西川誠司作「シカ」

『第16回折紙探偵団コンベンション折り図集』を目にとまったものから折っている(まだそんなに折れていないけど)。今回は動物作品が充実しているようで、動物がメインテーマの自分にとってはいろいろ触発されるものがある。
なかでも西川さんの「シカ」がすごかった。まったく唸らされた。こんなにメッセージ性の高い作品は久々に見たという感覚を受けた。もっとも、メッセージというのはぼくが勝手に受け取っただけかもしれないんだけど。今回の記事は、それについて書いてみる。

ここしばらく例会に行けていないので、この作品はついては例会報告の写真(↑)で見ただけが事前情報だった。顔の鈍角のあたりから、てっきり15度作品だと思っていたので、折り図集の展開図を見て「…え!?」と思わず声が出そうになるくらいびっくりした(笑)。まさか鶴+アヤメとは。

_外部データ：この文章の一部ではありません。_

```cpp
template <int MODE>
static void dispatch(IgemmParams& p, hipStream_t st) {
  if (p.fold_x || p.act_sc) { launch_fold<MODE>(p, st); return; }
  if constexpr (MODE != MODE_WGRAD) {
    if (use_halo(MODE, p)) { launch_halo<MODE>(p, st); return; }
    if (use_igemm8(MODE, p) == 256) { launch_dma<MODE, 256, 256, 2, 4, NT8, 1>(p, st); return; }
  }
  if constexpr (MODE == MODE_WGRAD) {
    const int w = wgrad_wide(p);
    if (w == 1) { launch_cfg<MODE, 64, 256, 1, 4>(p, st); return; }
    if (w == 2) { launch_cfg<MODE, 256, 64, 4, 1>(p, st); return; }
  }
  if constexpr (MODE != MODE_WGRAD) {
    if (use_bm64_smallgrid(MODE, p)) { launch_cfg<MODE, 64, 128, 2, 2>(p, st); return; }
    switch (use_dma4(MODE, p)) {
      case 1:
        if (use_dma32(MODE, p)) launch_dma32<MODE, 128, 128, 2, 2>(p, st); else launch_dma<MODE, 128, 128, 2, 2, NT, 2>(p, st);
        return;
      case 2:
        if (use_dma32(MODE, p)) launch_dma32<MODE, 128, 64, 2, 2>(p, st); else launch_dma<MODE, 128, 64, 2, 2, NT, 2>(p, st);
        return;
      case 3: launch_dma<MODE, 256, 64, 4, 1, NT, 2>(p, st); return;
      default: break;
    }
  }
  if (p.gm <= 32) {
    if (p.gn <= 64) launch_cfg<MODE, 32, 64, 1, 4>(p, st);
    else launch_cfg<MODE, 32, 128, 1, 4>(p, st);
  } else if (p.gm <= 64) {
    if (p.gn <= 64) launch_cfg<MODE, 64, 64, 2, 2>(p, st);
    else launch_cfg<MODE, 64, 128, 2, 2>(p, st);
  } else {
    if (p.gn <= 64) launch_cfg<MODE, 128, 64, 2, 2>(p, st);
    else launch_cfg<MODE, 128, 128, 2, 2>(p, st);
  }
}

template <int BM, int BN, int WM, int WN, int MINB>
static void launch_gemm32(IgemmParams& p, hipStream_t st) {
  TORCH_CHECK(p.R == 1 && p.S == 1 && p.stride == 1 && p.pad == 0 && p.gk % BK == 0 && p.ksplit % BK == 0 &&
                  !p.stats && !p.bn_x && !p.fold_x && !p.act_sc && p.gn % 4 == 0,
              "gemm32: plain 1x1 GEMMs only");
  p.tiles_m = ceil_div(p.gm, BM);
  p.tiles_n = ceil_div(p.gn, BN);
  const int grid = p.tiles_m * p.tiles_n * p.nsplit;
  constexpr size_t smem = (size_t)2 * (BM + BN) * BK * 2;
  static_assert(smem <= 160 * 1024, "gemm32: LDS budget");
  launch_lds<gemm32_kernel<BM, BN, WM, WN, MINB>>(dim3(grid), dim3(WM * WN * 64), smem, st, p);
}

template <class T>
static void launch_splitk_reduce2(const T* ws, T* out, int n4, int nsplit, bool accumulate, hipStream_t st) {
  const int SL = nsplit <= 8 ? 1 : (nsplit <= 32 ? 4 : 16);
  const dim3 grid(ceil_div(n4, 256 / SL)), block(256);
  if (SL == 1) hipLaunchKernelGGL(splitk_reduce2_kernel<1>, grid, block, 0, st, ws, out, n4, nsplit, (int)accumulate);
  else if (SL == 4) hipLaunchKernelGGL(splitk_reduce2_kernel<4>, grid, block, 0, st, ws, out, n4, nsplit, (int)accumulate);
  else hipLaunchKernelGGL(splitk_reduce2_kernel<16>, grid, block, 0, st, ws, out, n4, nsplit, (int)accumulate);
  PCMP_LAUNCH_CHECK();
}

}
```

Baseline: 13970 images/s.

## Merge strided dgrad sub-pixel class GEMMs into one multi-class DMA launch

For strided convolution dgrad, the sub-pixel tap classes were each dispatched as a separate GEMM kernel. This groups classes sharing the same DMA tile config and output geometry into a single launch with a per-class parameter table, so blocks pick their class from blockIdx. The goal is fewer launches and a fuller grid, since each class alone is a small GEMM. It also loosens the bnr_stream eligibility check for the fold path (2*gk == gn now allowed), which adds another case to that kernel and enlarges IgemmParams with the class table.

```diff
diff --git a/performance-comparison-of-tensorflow-pytorch-and-their-distributed-counterparts_amd/csrc/bnr_stream.h b/performance-comparison-of-tensorflow-pytorch-and-their-distributed-counterparts_amd/csrc/bnr_stream.h
--- a/performance-comparison-of-tensorflow-pytorch-and-their-distributed-counterparts_amd/csrc/bnr_stream.h
+++ b/performance-comparison-of-tensorflow-pytorch-and-their-distributed-counterparts_amd/csrc/bnr_stream.h
@@ -288,7 +288,7 @@
   if (!(p.gk == 64 || p.gk == 128 || p.gk == 256) || p.gn % 64 || p.gm % 32) return false;
   if (!p.bn_mbits && !(p.bn_msc && !p.bn_mask)) return false;
   if (p.relu) return false;
-  if ((p.fold_x ? 2 : 1) * p.gk >= p.gn) return false;
+  if (p.fold_x ? 2 * p.gk > p.gn : p.gk >= p.gn) return false;
   return (int64_t)p.gm * p.gn * 2 < (1ll << 31) && (int64_t)p.gm * p.gk * 2 < (1ll << 31);
 }
 
diff --git a/performance-comparison-of-tensorflow-pytorch-and-their-distributed-counterparts_amd/csrc/igemm.h b/performance-comparison-of-tensorflow-pytorch-and-their-distributed-counterparts_amd/csrc/igemm.h
--- a/performance-comparison-of-tensorflow-pytorch-and-their-distributed-counterparts_amd/csrc/igemm.h
+++ b/performance-comparison-of-tensorflow-pytorch-and-their-distributed-counterparts_amd/csrc/igemm.h
@@ -29,6 +29,7 @@
   p.fold_x = nullptr; p.fold_coef = nullptr; p.fold_lds = 0;
   p.act_sc = nullptr; p.act_sh = nullptr;
   p.resid_sub = 0; p.rs_H2 = 0; p.rs_W2 = 0;
+  p.ncls = 0;
 }
 
 std::vector<at::Tensor> conv_fwd(const at::Tensor& x, const at::Tensor& w, int64_t stride, int64_t pad,
diff --git a/performance-comparison-of-tensorflow-pytorch-and-their-distributed-counterparts_amd/csrc/igemm_dgrad.hip b/performance-comparison-of-tensorflow-pytorch-and-their-distributed-counterparts_amd/csrc/igemm_dgrad.hip
--- a/performance-comparison-of-tensorflow-pytorch-and-their-distributed-counterparts_amd/csrc/igemm_dgrad.hip
+++ b/performance-comparison-of-tensorflow-pytorch-and-their-distributed-counterparts_amd/csrc/igemm_dgrad.hip
@@ -135,6 +135,8 @@
         cls_total += (int64_t)C * subR * subS * K;
       }
     TORCH_CHECK(!wt_cls.defined() || cls_total == wt_cls.numel(), "conv_dgrad: class-blocked weight size");
+    struct Run { IgemmParams q; at::Tensor wt; int tile, row0; bool merged; };
+    std::vector<Run> runs;
     int toff = 0;
     for (auto& c : cls) {
       const bool whole = c.subR == R && c.subS == S && wt_full.defined();
@@ -143,14 +145,41 @@
                                 .view({C, c.subR, c.subS, K})
                           : (whole ? wt_full : transpose_taps(w, c.r0, c.s0, 2, c.subR, c.subS, st));
       IgemmParams q = class_params(c, wt);
+      const int row0 = toff;
       if (bn) {
         q.stats = ptr<float>(part) + (size_t)toff * 2 * C;
         if (two) q.stats2 = ptr<float>(part2) + (size_t)toff * 2 * C;
         q.stats_cap = (int)part.size(0) - toff;
         toff += ceil_div(q.gm, igemm_bm(MODE_DGRAD, q));
       }
-      dispatch<MODE_DGRAD>(q, st);
-    }
+      runs.push_back({q, wt, kn_dgrad_s2_merge.get() ? dgrad_dma_tile(q) : 0, row0, false});
+    }
+    for (size_t i = 0; i < runs.size(); ++i) {
+      if (runs[i].merged || !runs[i].tile) continue;
+      std::vector<Run*> grp;
+      for (size_t j = i; j < runs.size(); ++j)
+        if (!runs[j].merged && runs[j].tile == runs[i].tile && runs[j].q.dH == runs[i].q.dH && runs[j].q.dW == runs[i].q.dW)
+          grp.push_back(&runs[j]);
+      if (grp.size() < 2) continue;
+      std::stable_sort(grp.begin(), grp.end(), [](const Run* a, const Run* b) { return a->q.gk > b->q.gk; });
+      IgemmParams m = grp[0]->q;
+      m.ncls = (int)grp.size();
+      if (bn) {
+        m.stats = ptr<float>(part);
+        if (two) m.stats2 = ptr<float>(part2);
+        m.stats_cap = (int)part.size(0);
+      }
+      for (int k = 0; k < m.ncls; ++k) {
+        const IgemmParams& q = grp[k]->q;
+        m.cls[k] = DgradCls{q.b, q.b_bytes, q.R, q.S, q.offy, q.offx, q.oph, q.opw, q.gk, 0, grp[k]->row0};
+        grp[k]->merged = true;
+      }
+      if (runs[i].tile == 8) launch_dma_cls<256, 256, 2, 4, NT8, 1>(m, st);
+      else if (runs[i].tile == 1) launch_dma_cls<128, 128, 2, 2, NT, 2>(m, st);
+      else launch_dma_cls<128, 64, 2, 2, NT, 2>(m, st);
+    }
+    for (auto& r : runs)
+      if (!r.merged) dispatch<MODE_DGRAD>(r.q, st);
     if (!bn) return {dx};
     if (two) return {dx, part, part2};
     return {dx, part};
diff --git a/performance-comparison-of-tensorflow-pytorch-and-their-distributed-counterparts_amd/csrc/igemm_kernels.h b/performance-comparison-of-tensorflow-pytorch-and-their-distributed-counterparts_amd/csrc/igemm_kernels.h
--- a/performance-comparison-of-tensorflow-pytorch-and-their-distributed-counterparts_amd/csrc/igemm_kernels.h
+++ b/performance-comparison-of-tensorflow-pytorch-and-their-distributed-counterparts_amd/csrc/igemm_kernels.h
@@ -25,6 +25,14 @@
 }
 
 enum IgemmMode { MODE_FWD = 0, MODE_DGRAD = 1, MODE_WGRAD = 2 };
+
+struct DgradCls {
+  const __bf16* b;
+  unsigned b_bytes;
+  int R, S, offy, offx, oph, opw, gk;
+  int tile0;
+  int row0;
+};
 
 struct IgemmParams {
   const __bf16* a;
@@ -63,6 +71,8 @@
   const float* act_sc;
   const float* act_sh;
   int resid_sub, rs_H2, rs_W2;
+  int ncls;
+  DgradCls cls[4];
 };
 
 __device__ __forceinline__ uint4 fold_act(uint4 z, const float* a, const float* b, bool ok) {
@@ -943,8 +953,8 @@
 constexpr int BM8 = 256;
 
 
-template <int MODE, int BM, int BN, int WM, int WN, int NTHR, int MINB, int EPI, int EPD = 2>
-__global__ void __launch_bounds__(NTHR, MINB) igemm_dma_kernel(const IgemmParams p) {
+template <int MODE, int BM, int BN, int WM, int WN, int NTHR, int EPI, int EPD>
+__device__ __forceinline__ void igemm_dma_tile(const IgemmParams& p, const int lin) {
   constexpr int NW = NTHR / 64;
   constexpr int WTM = BM / WM, WTN = BN / WN;
   constexpr int TM = WTM / 16, TN = WTN / 16;
@@ -964,7 +974,6 @@
   const int tid = threadIdx.x, lane = tid & 63, wid = tid >> 6;
   const int wr = wid / WN, wc = wid % WN;
 
-  const int lin = xcd_remap(blockIdx.x, gridDim.x);
   const int tiles_mn = p.tiles_m * p.tiles_n;
   const int split = lin / tiles_mn;
   const int tl = lin - split * tiles_mn;
@@ -1139,6 +1148,39 @@
   igemm_epilogue_fd<MODE, BM, BN, WM, WN, EPI, NTHR, EPD>(p, acc, smem, tid, m0, n0, tile_m, split);
 }
 
+template <int MODE, int BM, int BN, int WM, int WN, int NTHR, int MINB, int EPI, int EPD = 2>
+__global__ void __launch_bounds__(NTHR, MINB) igemm_dma_kernel(const IgemmParams p) {
+  igemm_dma_tile<MODE, BM, BN, WM, WN, NTHR, EPI, EPD>(p, xcd_remap(blockIdx.x, gridDim.x));
+}
+
+template <int BM, int BN, int WM, int WN, int NTHR, int MINB, int EPI, int EPD = 2>
+__global__ void __launch_bounds__(NTHR, MINB) igemm_dma_cls_kernel(const IgemmParams pin) {
+  const int bid = blockIdx.x;
+  DgradCls k = pin.cls[0];
+  int ntile = pin.ncls > 1 ? pin.cls[1].tile0 : (int)gridDim.x;
+#pragma unroll
+  for (int i = 1; i < 4; ++i)
+    if (i < pin.ncls && bid >= pin.cls[i].tile0) {
+      k = pin.cls[i];
+      ntile = (i + 1 < pin.ncls ? pin.cls[i + 1 < 4 ? i + 1 : 3].tile0 : (int)gridDim.x) - k.tile0;
+    }
+  IgemmParams p = pin;
+  p.R = __builtin_amdgcn_readfirstlane(k.R);
+  p.S = __builtin_amdgcn_readfirstlane(k.S);
+  p.offy = __builtin_amdgcn_readfirstlane(k.offy);
+  p.offx = __builtin_amdgcn_readfirstlane(k.offx);
+  p.oph = __builtin_amdgcn_readfirstlane(k.oph);
+  p.opw = __builtin_amdgcn_readfirstlane(k.opw);
+  p.gk = p.ksplit = __builtin_amdgcn_readfirstlane(k.gk);
+  p.b = k.b;
+  p.b_bytes = (unsigned)__builtin_amdgcn_readfirstlane((int)k.b_bytes);
+  const int row0 = __builtin_amdgcn_readfirstlane(k.row0);
+  if (p.stats) p.stats += (size_t)row0 * 2 * p.gn;
+  if (EPI == EPI_BNR2) p.stats2 += (size_t)row0 * 2 * p.gn;
+  const int tile0 = __builtin_amdgcn_readfirstlane(k.tile0);
+  igemm_dma_tile<MODE_DGRAD, BM, BN, WM, WN, NTHR, EPI, EPD>(p, xcd_remap(bid - tile0, ntile));
+}
+
 template <int N>
 __device__ __forceinline__ void wait_vm_b() {
   static_assert(N >= 0 && N < 64, "vmcnt");
diff --git a/performance-comparison-of-tensorflow-pytorch-and-their-distributed-counterparts_amd/csrc/igemm_launch.h b/performance-comparison-of-tensorflow-pytorch-and-their-distributed-counterparts_amd/csrc/igemm_launch.h
--- a/performance-comparison-of-tensorflow-pytorch-and-their-distributed-counterparts_amd/csrc/igemm_launch.h
+++ b/performance-comparison-of-tensorflow-pytorch-and-their-distributed-counterparts_amd/csrc/igemm_launch.h
@@ -378,6 +378,48 @@
   }
 }
 
+inline Knob kn_dgrad_s2_merge("dgrad_s2_merge", 1);
+
+static int dgrad_dma_tile(const IgemmParams& p) {
+  if (p.fold_x || p.act_sc || p.relu >= 2 || use_halo(MODE_DGRAD, p)) return 0;
+  if (use_igemm8(MODE_DGRAD, p) == 256) return 8;
+  if (use_bm64_smallgrid(MODE_DGRAD, p)) return 0;
+  const int v = use_dma4(MODE_DGRAD, p);
+  return (v == 1 || v == 2) && !use_dma32(MODE_DGRAD, p) ? v : 0;
+}
+
+template <int BM, int BN, int WM, int WN, int NTHR, int MINB, int E>
+static void launch_dma_cls_epi(int grid, size_t smem, hipStream_t st, const IgemmParams& p) {
+  constexpr bool can_deep = (E == EPI_BNR || E == EPI_BNR2) && NTHR == 256;
+  if (can_deep && (E == EPI_BNR2 ? kn_epi_depth_bnr2 : kn_epi_depth).get() >= 4)
+    launch_lds<igemm_dma_cls_kernel<BM, BN, WM, WN, NTHR, MINB, E, 4>>(dim3(grid), dim3(NTHR), smem, st, p);
+  else
+    launch_lds<igemm_dma_cls_kernel<BM, BN, WM, WN, NTHR, MINB, E, 2>>(dim3(grid), dim3(NTHR), smem, st, p);
+}
+
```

この伝統的な基本形からあの鹿ができるとは、折り紙にちょっと慣れた人程「どうやったんだ?」と思うかもしれない。どこかで基本形を崩したり、とにかくなんらかの「ワザ」を使わないと、領域のバランスが結びつきにくいのだ。


この作品で、それを可能にしているのは、ちょっとネタバレになってしまうけど、後ろ足の処理だ。なんてことない、長過ぎるカドを、ただ折り込んでるだけ! しかし、これによって獲得したのが、折り工程のひとつづきの感覚だ。以前、「「工程から形ができていく」ような折り紙を作ってみたい」と書いたことがあるが、この作品は、まさにそんな感じだ。
しかも決して苦し紛れではなく、内部カド(前足):用紙カド(後ろ足)という紙厚のバランスの悪さに対する、効果的な解法にもなっているところが周到だ。ちなみに、一般的には「仕上げ」にあたる折りではあるこの折りだが、折り図冒頭の展開図では対応する折り線がわざわざ書き込んであるあたり、西川さんの意識的な狙いが受け取れる。
設計の精緻さを競うような潮流に対して、「構造の(幾何学的な)最適化にいったいどれほどの価値が有るの?」と問われているかのような、大胆さがある。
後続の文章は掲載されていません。